資産価値からみた一戸建て、マンション

ここでは、一戸建てとマンションの資産価値について解説していきます。

一戸建ての資産価値

一戸建ての資産価値は、土地と建物の双方から成り立っています。

土地の資産価値は建物とは異なり償却されませんので、その価値は普遍的です。
よく昔から「土地は腐らないと」言われるのには、こうした背景があるからでしょう。

それに比べて建物は経年劣化があり、その価値は年々下がっていきます。
ただ、下がる度合としては徐々に減るものであるため、こちらもそれなりに価値はあります。

もちろん、土地も建物も経年劣化(減価償却)以外に、経済情勢の変化などにより毎年資産価値が変動していくという点を考慮しなければなりません。

とはいえ、資産価値の面で一戸建てを見ると、例え建物そのものの価値がなくなったとしても、土地の分は経年劣化で下がることがない分、長期的に高い資産価値を保ちやすいといえるでしょう。

マンションの資産価値

マンションの場合、建物の居室に関する所有権は「区分所有権」と呼ばれています。
また、土地に関しても、区分所有権に応じて敷地の権利を持ちます。
とはいえ、資産価値という点でいえば、マンションすべてを自分1人で処分できるわけではないため、実質的には建物部分の権利が大半を占めると考えるとよいでしょう。

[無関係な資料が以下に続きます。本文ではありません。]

template <int CUR, bool STASH>
__device__ __forceinline__ void lean_iteration(const LeanParams& p, uint32_t me, uint32_t ms, uint32_t mi, uint32_t st_lane,
                                               const LeanTabs& tb, uint32_t mybits, float* stash_q) {
    constexpr int NXT = 128 - CUR;
#pragma unroll 1
    for (int k = 0; k < p.NCH; ++k) {
        const uint32_t kind = lds_u32(mi + 4u * k) & 63u;
        if (kind == 0) break;
        const uint4 eo = lds_u128(me + 16u * k), so = lds_u128(ms + 16u * k);
        const uint32_t sgn = (mybits >> k) << 31;
        switch (kind) {
#define GD_LEAN_CASE(D, S) case ((D) | ((S) << 3)): lean_check<D, S, CUR, NXT, STASH>(eo, so, st_lane, tb, sgn, stash_q, p.B); break;
            GD_LEAN_CASE(4, 4) GD_LEAN_CASE(4, 3) GD_LEAN_CASE(4, 2) GD_LEAN_CASE(4, 1) GD_LEAN_CASE(4, 0)
            GD_LEAN_CASE(3, 3) GD_LEAN_CASE(3, 2) GD_LEAN_CASE(3, 1) GD_LEAN_CASE(3, 0)
            GD_LEAN_CASE(2, 2) GD_LEAN_CASE(2, 1) GD_LEAN_CASE(2, 0)
            GD_LEAN_CASE(1, 1) GD_LEAN_CASE(1, 0)
#undef GD_LEAN_CASE
            default: break;
        }
    }
}

__device__ __forceinline__ void lean_deal(int n_slots, const int* counts, int* out4, int lane) {
        const int grid = (int)gridDim.x;
        int tl[2], nc[2];
        int total = 0;
#pragma unroll
        for (int h = 0; h < 2; ++h) {
            const int k = lane + 32 * h;
            tl[h] = k < n_slots ? (counts[k] + 31) >> 5 : 0;
            total += tl[h];
        }
        for (int o = 16; o > 0; o >>= 1) total += __shfl_xor_sync(0xffffffffu, total, o);
        int given = 0;
#pragma unroll
        for (int h = 0; h < 2; ++h) {
            nc[h] = tl[h] ? max(1, (int)((long long)grid * tl[h] / max(total, 1))) : 0;
            given += nc[h];
        }
        for (int o = 16; o > 0; o >>= 1) given += __shfl_xor_sync(0xffffffffu, given, o);
        for (int left = grid - given; left != 0; left += left > 0 ? -1 : 1) {
            float best = -3e38f;
            int who = -1;
#pragma unroll
            for (int h = 0; h < 2; ++h) {
                const bool can = left > 0 ? tl[h] > 0 : nc[h] > 1;
                const float load = left > 0 ? (float)tl[h] / (float)max(nc[h], 1) : -(float)tl[h] / (float)max(nc[h] - 1, 1);
                if (can && load > best) { best = load; who = lane + 32 * h; }
            }
            for (int o = 16; o > 0; o >>= 1) {
                const float ob = __shfl_xor_sync(0xffffffffu, best, o);
                const int ow = __shfl_xor_sync(0xffffffffu, who, o);
                if (ow >= 0 && (who < 0 || ob > best || (ob == best && ow < who))) { best = ob; who = ow; }
            }
            if (who < 0) break;
#pragma unroll
            for (int h = 0; h < 2; ++h)
                if (who == lane + 32 * h) nc[h] += left > 0 ? 1 : -1;
        }
        int my_slot = -1, my_part = 0, my_n = 1, my_tiles = 0, my_row0 = 0;
        int cta_acc = 0, row_acc = 0;
        for (int k = 0; k < n_slots; ++k) {
            const int src = k & 31, h = k >> 5;
            const int nk = __shfl_sync(0xffffffffu, h ? nc[1] : nc[0], src), tk = __shfl_sync(0xffffffffu, h ? tl[1] : tl[0], src);
            if (my_slot < 0 && nk > 0 && (int)blockIdx.x >= cta_acc && (int)blockIdx.x < cta_acc + nk) {
                my_slot = k; my_part = (int)blockIdx.x - cta_acc; my_n = nk; my_tiles = tk; my_row0 = row_acc;
            }
            cta_acc += nk;
            row_acc += counts[k];
        }
        if (lane == 0) {
            out4[0] = my_slot;
            out4[1] = my_slot >= 0 ? (int)((long long)my_part * my_tiles / my_n) : 0;
            out4[2] = my_slot >= 0 ? (int)((long long)(my_part + 1) * my_tiles / my_n) : 0;
            out4[3] = my_row0;
        }
}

マンションは基本的には「RC(鉄筋コンクリート)造」や「SRC(鉄骨鉄筋コンクリート)造」等の建物が多く、建物部分の資産価値が落ちにくくなっています。
固定資産税の支払いにおいて、木造の一戸建て住宅と比較したときに、築年数の経過による納税額の減りが遅いのはそのためです。

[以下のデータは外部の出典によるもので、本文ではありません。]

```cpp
template <int OP, int MODE>
__device__ __forceinline__ void filter_task(uint32_t t, uint32_t key, int pcard, const uint8_t* pslot, int mkind,
                                            int mcard, const uint8_t* mslot, const OutCtx& oc, uint32_t* task_card,
                                            uint32_t* lds) {
  const int l = lane_id();
  const int nvec = (pcard + 7) >> 3;
  const uint4* pv = reinterpret_cast<const uint4*>(pslot) + l;
  uint4 v[8];
#pragma unroll
  for (int j = 0; j < 8; j++) v[j] = (64 * j + l < nvec) ? ld_in(pv + 64 * j) : make_uint4(0, 0, 0, 0);
  w_map_lds(mkind, mcard, mslot, lds);
  prio_lo();
  uint32_t hit[8];
  int cnt = 0;
#pragma unroll
  for (int j = 0; j < 8; j++) {
    hit[j] = 0;
    if (512 * j < pcard) {
      const int first = 8 * (64 * j + l);
      const uint32_t w[4] = {v[j].x, v[j].y, v[j].z, v[j].w};
      uint32_t h = 0;
#pragma unroll
      for (int i = 0; i < 8; i++) {
        const uint32_t wi = w[i >> 1];
        const uint32_t word = lds[(i & 1) ? bfe_hi_word(wi) : bfe_lo_word(wi)];
        h |= bit_at(word, (i & 1) ? (wi >> 16) : wi) << i;
      }
      if (OP == OP_ANDNOT) h = ~h & 0xFFu;
      const int rem = pcard - first;
      hit[j] = rem >= 8 ? h : h & ((1u << max(rem, 0)) - 1u);
      cnt += __popc(hit[j]);
    }
  }
  if (MODE == 1) {
    const int c = wave_sum_i(cnt);
    if (l == 0) task_card[t] = (uint32_t)c;
    return;
  }
  uint16_t* st = reinterpret_cast<uint16_t*>(lds);
  const uint32_t ctot = uni((uint32_t)wave_sum_i(cnt));
  const bool dummies = ctot <= 4096u - 64u;
  const uint32_t dummy = ctot + (uint32_t)l;
  wsync();
  int base = 0;
#pragma unroll
  for (int j = 0; j < 8; j += 2) {
    if (512 * j >= pcard) break;
    int tot;
    const int ex = wave_excl(__popc(hit[j]) | (__popc(hit[j + 1]) << 16), &tot);
    int q0 = base + (ex & 0xFFFF);
    int q1 = base + (tot & 0xFFFF) + (ex >> 16);
#pragma unroll
    for (int h = 0; h < 2; h++) {
      const uint32_t hj = hit[j + h];
      int q = h == 0 ? q0 : q1;
      const uint32_t w[4] = {v[j + h].x, v[j + h].y, v[j + h].z, v[j + h].w};
#pragma unroll
      for (int i = 0; i < 8; i++) {
        const uint32_t keep = (hj >> i) & 1u;
        const uint16_t val = (uint16_t)((w[i >> 1] >> ((i & 1) * 16)) & 0xFFFF);
        if (dummies) st[keep ? (uint32_t)q : dummy] = val;
        else if (keep) st[q] = val;
        q += (int)keep;
      }
    }
    base += (tot & 0xFFFF) + (tot >> 16);
  }
  const int c = (int)ctot;
  wsync();
  uint8_t* slot = oc.scratch + (size_t)t * kSlotBytes;
  const uint4* sv = reinterpret_cast<const uint4*>(lds);
  uint4* dv = reinterpret_cast<uint4*>(slot);
  for (int k = l; k < (2 * c + 15) >> 4; k += 64) dv[k] = sv[k];
  w_place(t, c > 0, slot, false, lds, 2u * (uint32_t)c, (uint32_t)c, key, DK_A, oc);
}

template <int OP, int MODE>
__device__ __forceinline__ void filter_class_task(uint32_t t, const PTask& tk, const uint8_t* pa, const uint8_t* pb,
                                                  const OutCtx& oc, uint32_t* task_card, uint32_t* lds) {
  const int ka = tk.kind_a, kb = tk.kind_b;
  if (ka == kAbsent || kb == kAbsent) {
    if (MODE == 0) {
      const bool from_a = ka != kAbsent;
      const int kind = from_a ? ka : kb;
      const uint32_t card = from_a ? tk.card_a : tk.card_b;
      const uint32_t nr = from_a ? tk.nruns_a : tk.nruns_b;
      const uint8_t* src = (from_a ? pa + tk.slot_a : pb + tk.slot_b) + (kind == DK_R ? 2 : 0);
      const uint32_t len = kind == DK_A ? 2 * card : kind == DK_B ? 8192u : 2 + 4 * nr;
      w_place(t, true, src, false, lds, len, card, tk.key, kind, oc);
    }
    return;
  }
  const int ca = (int)tk.card_a, cb = (int)tk.card_b;
  const uint8_t* sa = pa + tk.slot_a;
  const uint8_t* sb = pb + tk.slot_b;
  if (ka == DK_A && (OP == OP_ANDNOT || kb != DK_A || ca <= cb))
    filter_task<OP, MODE>(t, tk.key, ca, sa, kb, cb, sb, oc, task_card, lds);
  else
    filter_task<OP, MODE>(t, tk.key, cb, sb, ka, ca, sa, oc, task_card, lds);
}

constexpr uint32_t kRunSentinel = 0xFFFEFFFFu;
template <bool EMIT>
__device__ __forceinline__ void rr_merge(const uint32_t* lds, int na, int nb, int d0, int d1, int& cnt, int& card,
                                         uint32_t* out) {
  const uint32_t* al = lds;
  const uint32_t* bl = lds + na + 1;
  int lo = max(0, d0 - nb), hi = min(d0, na);
  while (lo < hi) {
    const int m = (lo + hi) >> 1;
    if ((al[m] >> 16) <= (bl[d0 - m - 1] >> 16)) lo = m + 1;
    else hi = m;
  }
  int i = lo, j = d0 - lo;
  uint32_t a = al[i], b = bl[j];
  uint32_t an = al[min(i + 1, na)], bn = bl[min(j + 1, nb)];
  for (int d = d0; d < d1; d++) {
    const uint32_t as = a & 0xFFFF, ae = a >> 16, bs = b & 0xFFFF, be = b >> 16;
    const uint32_t s0 = max(as, bs), e0 = min(ae, be);
    const bool ov = s0 <= e0;
    if (EMIT && ov) out[cnt] = s0 | ((e0 - s0) << 16);
    cnt += ov ? 1 : 0;
    card += ov ? (int)(e0 - s0 + 1) : 0;
    const bool adv = ae <= be;
    i = adv ? min(i + 1, na) : i;
    j = adv ? j : min(j + 1, nb);
    const uint32_t nx = adv ? al[min(i + 1, na)] : bl[min(j + 1, nb)];
    b = adv ? b : bn;
    bn = adv ? bn : nx;
    a = adv ? an : a;
    an = adv ? nx : an;
  }
}

__device__ __forceinline__ void run_vec_to_lds(const uint4 v, int q, int n, uint32_t* dst) {
  const uint32_t u[4] = {v.x, v.y, v.z, v.w};
#pragma unroll
  for (int c = 0; c < 4; c++) {
    const int r = 4 * q + c - 1;
    if (r >= 0 && r < n) dst[r] = (u[c] & 0xFFFF) | (min((u[c] & 0xFFFF) + (u[c] >> 16), 65535u) << 16);
  }
}

__device__ __forceinline__ void runs_to_lds2(const uint8_t* sa, int na, uint32_t* da, const uint8_t* sb, int nb,
                                             uint32_t* db) {
  constexpr int R = 4;
  const int l = lane_id();
  const int nva = (na + 4) >> 2, nvb = (nb + 4) >> 2;
  const uint4* a4 = reinterpret_cast<const uint4*>(sa);
  const uint4* b4 = reinterpret_cast<const uint4*>(sb);
#pragma unroll 1
  for (int j0 = 0; 64 * j0 < max(nva, nvb); j0 += R) {
    uint4 va[R], vb[R];
#pragma unroll
    for (int j = 0; j < R; j++) {
      const int q = 64 * (j0 + j) + l;
      va[j] = q < nva ? ld_in(a4 + q) : make_uint4(0, 0, 0, 0);
      vb[j] = q < nvb ? ld_in(b4 + q) : make_uint4(0, 0, 0, 0);
    }
#pragma unroll
    for (int j = 0; j < R; j++) {
      const int q = 64 * (j0 + j) + l;
      run_vec_to_lds(va[j], q, na, da);
      run_vec_to_lds(vb[j], q, nb, db);
    }
  }
}

template <int MODE>
__device__ __forceinline__ bool rr_and_task(uint32_t t, const PTask& tk, const uint8_t* pa, const uint8_t* pb,
                                            const OutCtx& oc, uint32_t* task_card, uint32_t* lds) {
  const int na = tk.nruns_a, nb = tk.nruns_b;
  if (na + nb + 2 > kWaveLds) return false;
  const int l = lane_id();
  wsync();
  runs_to_lds2(pa + tk.slot_a, na, lds, pb + tk.slot_b, nb, lds + na + 1);
  if (l == 0) {
    lds[na] = kRunSentinel;
    lds[na + 1 + nb] = kRunSentinel;
  }
  prio_lo();
  wsync();
  const int d0 = (l * (na + nb)) >> 6, d1 = ((l + 1) * (na + nb)) >> 6;
  int cnt = 0, card = 0;
  rr_merge<false>(lds, na, nb, d0, d1, cnt, card, nullptr);
  const int c = (int)uni((uint32_t)wave_sum_i(card));
  if (MODE == 1) {
    if (l == 0) task_card[t] = (uint32_t)c;
    return true;
  }
  if (c == 0) {
    w_place(t, false, nullptr, true, lds, 0, 0, tk.key, DK_A, oc);
    return true;
  }
  int nr;
  const int off = wave_excl(cnt, &nr);
  nr = (int)uni((uint32_t)nr);
  if (eff(c, nr) != DK_R) return false;
  uint8_t* slot = oc.scratch + (size_t)t * kSlotBytes;
  int cnt2 = 0, card2 = 0;
  rr_merge<true>(lds, na, nb, d0, d1, cnt2, card2, reinterpret_cast<uint32_t*>(slot + 4) + off);
  if (l == 0) *reinterpret_cast<uint16_t*>(slot + 2) = (uint16_t)nr;
  w_place(t, true, slot + 2, false, lds, 2u + 4u * (uint32_t)nr, (uint32_t)c, tk.key, DK_R, oc);
  return true;
}

template <int OP, int MODE>
__device__ __forceinline__ void bitmap_class_task(uint32_t t, const PTask& tk, const uint8_t* pa, const uint8_t* pb,
                                                  const OutCtx& oc, uint32_t* task_card, uint32_t* lds) {
  const int ka = tk.kind_a, kb = tk.kind_b;
  const int ca = (int)tk.card_a, cb = (int)tk.card_b;
  if (OP == OP_AND && ka == DK_R && kb == DK_R && rr_and_task<MODE>(t, tk, pa, pb, oc, task_card, lds)) return;
  WCtr x;
  w_materialize(CDesc{tk.slot_a, tk.card_a, tk.key, (uint8_t)ka, 0}, pa, lds, x);
  w_combine<OP>(CDesc{tk.slot_b, tk.card_b, tk.key, (uint8_t)kb, 0}, pb, lds, x);
  prio_lo();
  const int c = w_card(x);
  if (MODE == 1) {
    if (lane_id() == 0) task_card[t] = (uint32_t)c;
    return;
  }
  if (c == 0) {
    w_place(t, false, nullptr, true, lds, 0, 0, tk.key, DK_A, oc);
    return;
  }
  const bool use_eff = pairwise_needs_runs(OP, ka, ca, kb, cb);
  const int kind = use_eff ? eff(c, w_runs(x)) : pairwise_kind(OP, ka, kb, c);
  if (kind == DK_B) {
    uint8_t* slot = oc.scratch + (size_t)t * kSlotBytes;
    w_store_bitmap(slot, x);
    w_place(t, true, slot, false, lds, 8192, (uint32_t)c, tk.key, DK_B, oc);
    return;
  }
  uint32_t len;
  if (kind == DK_A) len = w_stage(DK_A, x, c, lds);
  else len = 2u + 4u * (uint32_t)w_stage_runs(x, lds);
  w_place(t, true, nullptr, true, lds, len, (uint32_t)c, tk.key, kind, oc);
}


template <int OP>
__device__ __forceinline__ bool has_task(const PTask& t) {
  const bool ia = t.kind_a != kAbsent, ib = t.kind_b != kAbsent;
  if (OP == OP_OR || OP == OP_XOR) return ia || ib;
  if (OP == OP_ANDNOT) return ia;
  return ia && ib;
}

template <int OP, int MODE>
__device__ __forceinline__ void any_task(uint32_t t, const PTask& tk, const uint8_t* pa, const uint8_t* pb,
                                         const OutCtx& oc, uint32_t* task_card, uint32_t* lds) {
  prio_hi();
  if (pair_class(OP, tk.kind_a, tk.kind_b) == 1)
    filter_class_task<OP, MODE>(t, tk, pa, pb, oc, task_card, lds);
  else
    bitmap_class_task<OP, MODE>(t, tk, pa, pb, oc, task_card, lds);
}

template <int OP, int MODE, bool DIRECT>
__global__ __launch_bounds__(256, 4) void k_pair_wave(const PTask* __restrict__ tasks,
                                                      const uint32_t* __restrict__ n_tasks, const uint8_t* pa,
                                                      const uint8_t* pb, OutCtx oc, uint32_t* __restrict__ task_card,
                                                      PwDirect dsrc) {
  __shared__ __align__(16) uint32_t lds_all[kWaves][kWaveLds];
  if (DIRECT) {
    plan_zero(dsrc.zlb, dsrc.ztile);
    if (blockIdx.x == 0 && threadIdx.x == 0) dsrc.n_tasks_out[0] = dsrc.n_tasks_write;
  }
  const uint32_t nt = DIRECT ? dsrc.nkeys : uni(*n_tasks);
  const int w = threadIdx.x >> 6;
  uint32_t* lds = lds_all[w];
  const uint32_t stride = gridDim.x * kWaves;
  const uint32_t t0 = uni(blockIdx.x * kWaves + w);
  if (t0 >= nt) return;
  uint32_t t = t0;
  if (DIRECT) {
    const uint32_t per = (((nt + stride - 1) / stride) + 3) & ~3u;
    PTask* mine = const_cast<PTask*>(tasks) + (size_t)t0 * per;
    const int l = lane_id();
    for (uint32_t k0 = 0; k0 < per; k0 += 64) {
      const uint32_t k = k0 + (uint32_t)l, tk = t0 + k * stride;
      if (k < per && tk < nt) {
        const uint32_t key = (uint32_t)dsrc.key_lo + tk;
        PTask r;
        resolve(dsrc.koa, dsrc.da, pa, key, r.slot_a, r.card_a, r.kind_a, r.nruns_a);
        resolve(dsrc.kob, dsrc.db, pb, key, r.slot_b, r.card_b, r.kind_b, r.nruns_b);
        r.key = (uint16_t)key;
        mine[k] = r;
      }
    }
    asm volatile("s_waitcnt vmcnt(0)" ::: "memory");
    uint32_t k = 0;
    PTask cur = load_task(mine, 0);
    for (;;) {
      const uint32_t tn = t + stride;
      PTask nxt;
      if (tn < nt) nxt = load_task(mine, k + 1);
      if (has_task<OP>(cur)) {
// ... 136 lines not shown
```

### roaringbitmap_amd/csrc/wave.hpp

```cpp
#pragma once
#include "device.hpp"

namespace rbg {

constexpr int WL = 64;

__device__ __forceinline__ int lane_id() { return threadIdx.x & 63; }
__device__ __forceinline__ uint32_t uni(uint32_t x) { return __builtin_amdgcn_readfirstlane(x); }
__device__ __forceinline__ uint64_t uni64(uint64_t x) {
  return ((uint64_t)(uint32_t)__builtin_amdgcn_readfirstlane((uint32_t)(x >> 32)) << 32) |
         (uint64_t)(uint32_t)__builtin_amdgcn_readfirstlane((uint32_t)x);
}

__device__ __forceinline__ uint4 ld_in(const uint4* p) {
  typedef unsigned int v4u __attribute__((ext_vector_type(4)));
  const v4u v = __builtin_nontemporal_load(reinterpret_cast<const v4u*>(p));
  return make_uint4(v.x, v.y, v.z, v.w);
}

__device__ __forceinline__ uint32_t bfe_lo_word(uint32_t w) {
  uint32_t r;
  asm("v_bfe_u32 %0, %1, 5, 11" : "=v"(r) : "v"(w));
  return r;
}
__device__ __forceinline__ uint32_t bfe_hi_word(uint32_t w) {
  uint32_t r;
  asm("v_bfe_u32 %0, %1, 21, 11" : "=v"(r) : "v"(w));
  return r;
}
__device__ __forceinline__ uint32_t bit_at(uint32_t word, uint32_t bit) {
  uint32_t r;
  asm("v_bfe_u32 %0, %1, %2, 1" : "=v"(r) : "v"(word), "v"(bit));
  return r;
}

__device__ __forceinline__ void wsync() {
  __builtin_amdgcn_fence(__ATOMIC_RELEASE, "wavefront");
  __builtin_amdgcn_wave_barrier();
  __builtin_amdgcn_fence(__ATOMIC_ACQUIRE, "wavefront");
}

__device__ __forceinline__ int wave_sum_i(int v) { return lane63(dpp_incl_scan(v)); }
__device__ __forceinline__ int wave_excl(int v, int* tot) {
  const int s = dpp_incl_scan(v);
  *tot = lane63(s);
  return s - v;
}

struct WCtr {
  uint64_t w[16];
};

__device__ __forceinline__ void w_zero(WCtr& x) {
#pragma unroll
  for (int k = 0; k < 16; k++) x.w[k] = 0;
}
__device__ __forceinline__ void w_ones(WCtr& x) {
#pragma unroll
  for (int k = 0; k < 16; k++) x.w[k] = ~0ULL;
}

__device__ __forceinline__ void w_load_bitmap(const uint8_t* p, WCtr& x) {
  const uint4* q = reinterpret_cast<const uint4*>(p) + lane_id();
#pragma unroll
  for (int i = 0; i < 8; i++) {
    const uint4 v = ld_in(q + 64 * i);
    x.w[2 * i] = (uint64_t)v.x | ((uint64_t)v.y << 32);
    x.w[2 * i + 1] = (uint64_t)v.z | ((uint64_t)v.w << 32);
  }
}
__device__ __forceinline__ uint64_t wrange(int k, int lo, int hi) {
  const int w = 128 * (k >> 1) + 2 * lane_id() + (k & 1);
  const int b0 = 64 * w, b1 = b0 + 63;
  if (b1 < lo || b0 > hi) return 0ull;
  uint64_t m = ~0ull;
  if (lo > b0) m &= ~0ull << (lo - b0);
  if (hi < b1) m &= ~0ull >> (b1 - hi);
  return m;
}

__device__ __forceinline__ void w_read_lds(const uint32_t* lds, WCtr& x) {
  const uint4* q = reinterpret_cast<const uint4*>(lds) + lane_id();
#pragma unroll
  for (int i = 0; i < 8; i++) {
    const uint4 v = q[64 * i];
    x.w[2 * i] = (uint64_t)v.x | ((uint64_t)v.y << 32);
    x.w[2 * i + 1] = (uint64_t)v.z | ((uint64_t)v.w << 32);
  }
}
__device__ __forceinline__ void w_write_lds(uint32_t* lds, const WCtr& x) {
  uint4* q = reinterpret_cast<uint4*>(lds) + lane_id();
#pragma unroll
  for (int i = 0; i < 8; i++)
    q[64 * i] = make_uint4((uint32_t)x.w[2 * i], (uint32_t)(x.w[2 * i] >> 32), (uint32_t)x.w[2 * i + 1],
                           (uint32_t)(x.w[2 * i + 1] >> 32));
}
__device__ __forceinline__ void w_clear_lds(uint32_t* lds) {
  uint4* q = reinterpret_cast<uint4*>(lds) + lane_id();
#pragma unroll
  for (int i = 0; i < 8; i++) q[64 * i] = make_uint4(0, 0, 0, 0);
}

constexpr int kVecRound = 4;

template <int MODE>
__device__ __forceinline__ void scatter_vec_mask(uint32_t* lds, const uint4 v, uint32_t vm) {
  const uint32_t w[4] = {v.x, v.y, v.z, v.w};
#pragma unroll
  for (int i = 0; i < 8; i++) {
    const uint32_t wi = w[i >> 1];
    uint32_t* p = lds + ((i & 1) ? bfe_hi_word(wi) : bfe_lo_word(wi));
    const uint32_t m = ((vm >> i) & 1u) << (((i & 1) ? (wi >> 16) : wi) & 31u);
    if (MODE == 0) atomicOr(p, m);
    else atomicXor(p, m);
  }
}
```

また、マンションの場合、管理組合の機能状況が大きくその価値を左右します。
例えば、大規模修繕の時期に積立金が潤沢にあれば、追加で工事費用を負担しなくても済むため、その分マンションの価値は高くなります。
逆に、修繕のたびに所有者から不足している工事費用を徴収するようなマンションの価値は下がります。
それだけに、マンションの価値はいかに管理組合が適切に機能しているかどうかにかかっているのです。

不動産の価値を形成する要素

不動産の価値を形成する要素には、使用価値・希少価値・市場価値という3つの尺度があります。

使用価値

これは手に入れて使ったときの満足感を指し、買い手はこの満足感に対して金銭を支払います。
つまり、不特定多数の人ではなく、特定の人(買い手)にとっての価値を指すのです。
これは、不動産に対して私たちが認める効用です。

希少価値

不動産はすべてこの世に2つとないものです。
そのため、それぞれに希少性がありますが、特に立地がよい不動産など、多くの人が欲しいと思う不動産はそれほど多くはないため、それだけ希少価値が高いといえるでしょう。

市場価値

不動産の取引は、そこに需要があって初めて成立するものです。
例えば、ある不動産が欲しいという人がゼロなら、市場における価値もゼロとなってしまいます。

つまり、需要があるからこそ、そこに価格が存在しているともいえるでしょう。

これらの3つの要素が互いに関わり合い、変化を与え合うことによって、不動産の経済価値が作られるものとされています。

資産価値はトータルの指標でみる

不動産の資産価値はさまざまな観点から形成されていきます。
不動産を売却するときは、一戸建てかマンションかの違いだけにとらわれず、それらの観点をトータルで見て判断していくことが重要だといえるでしょう。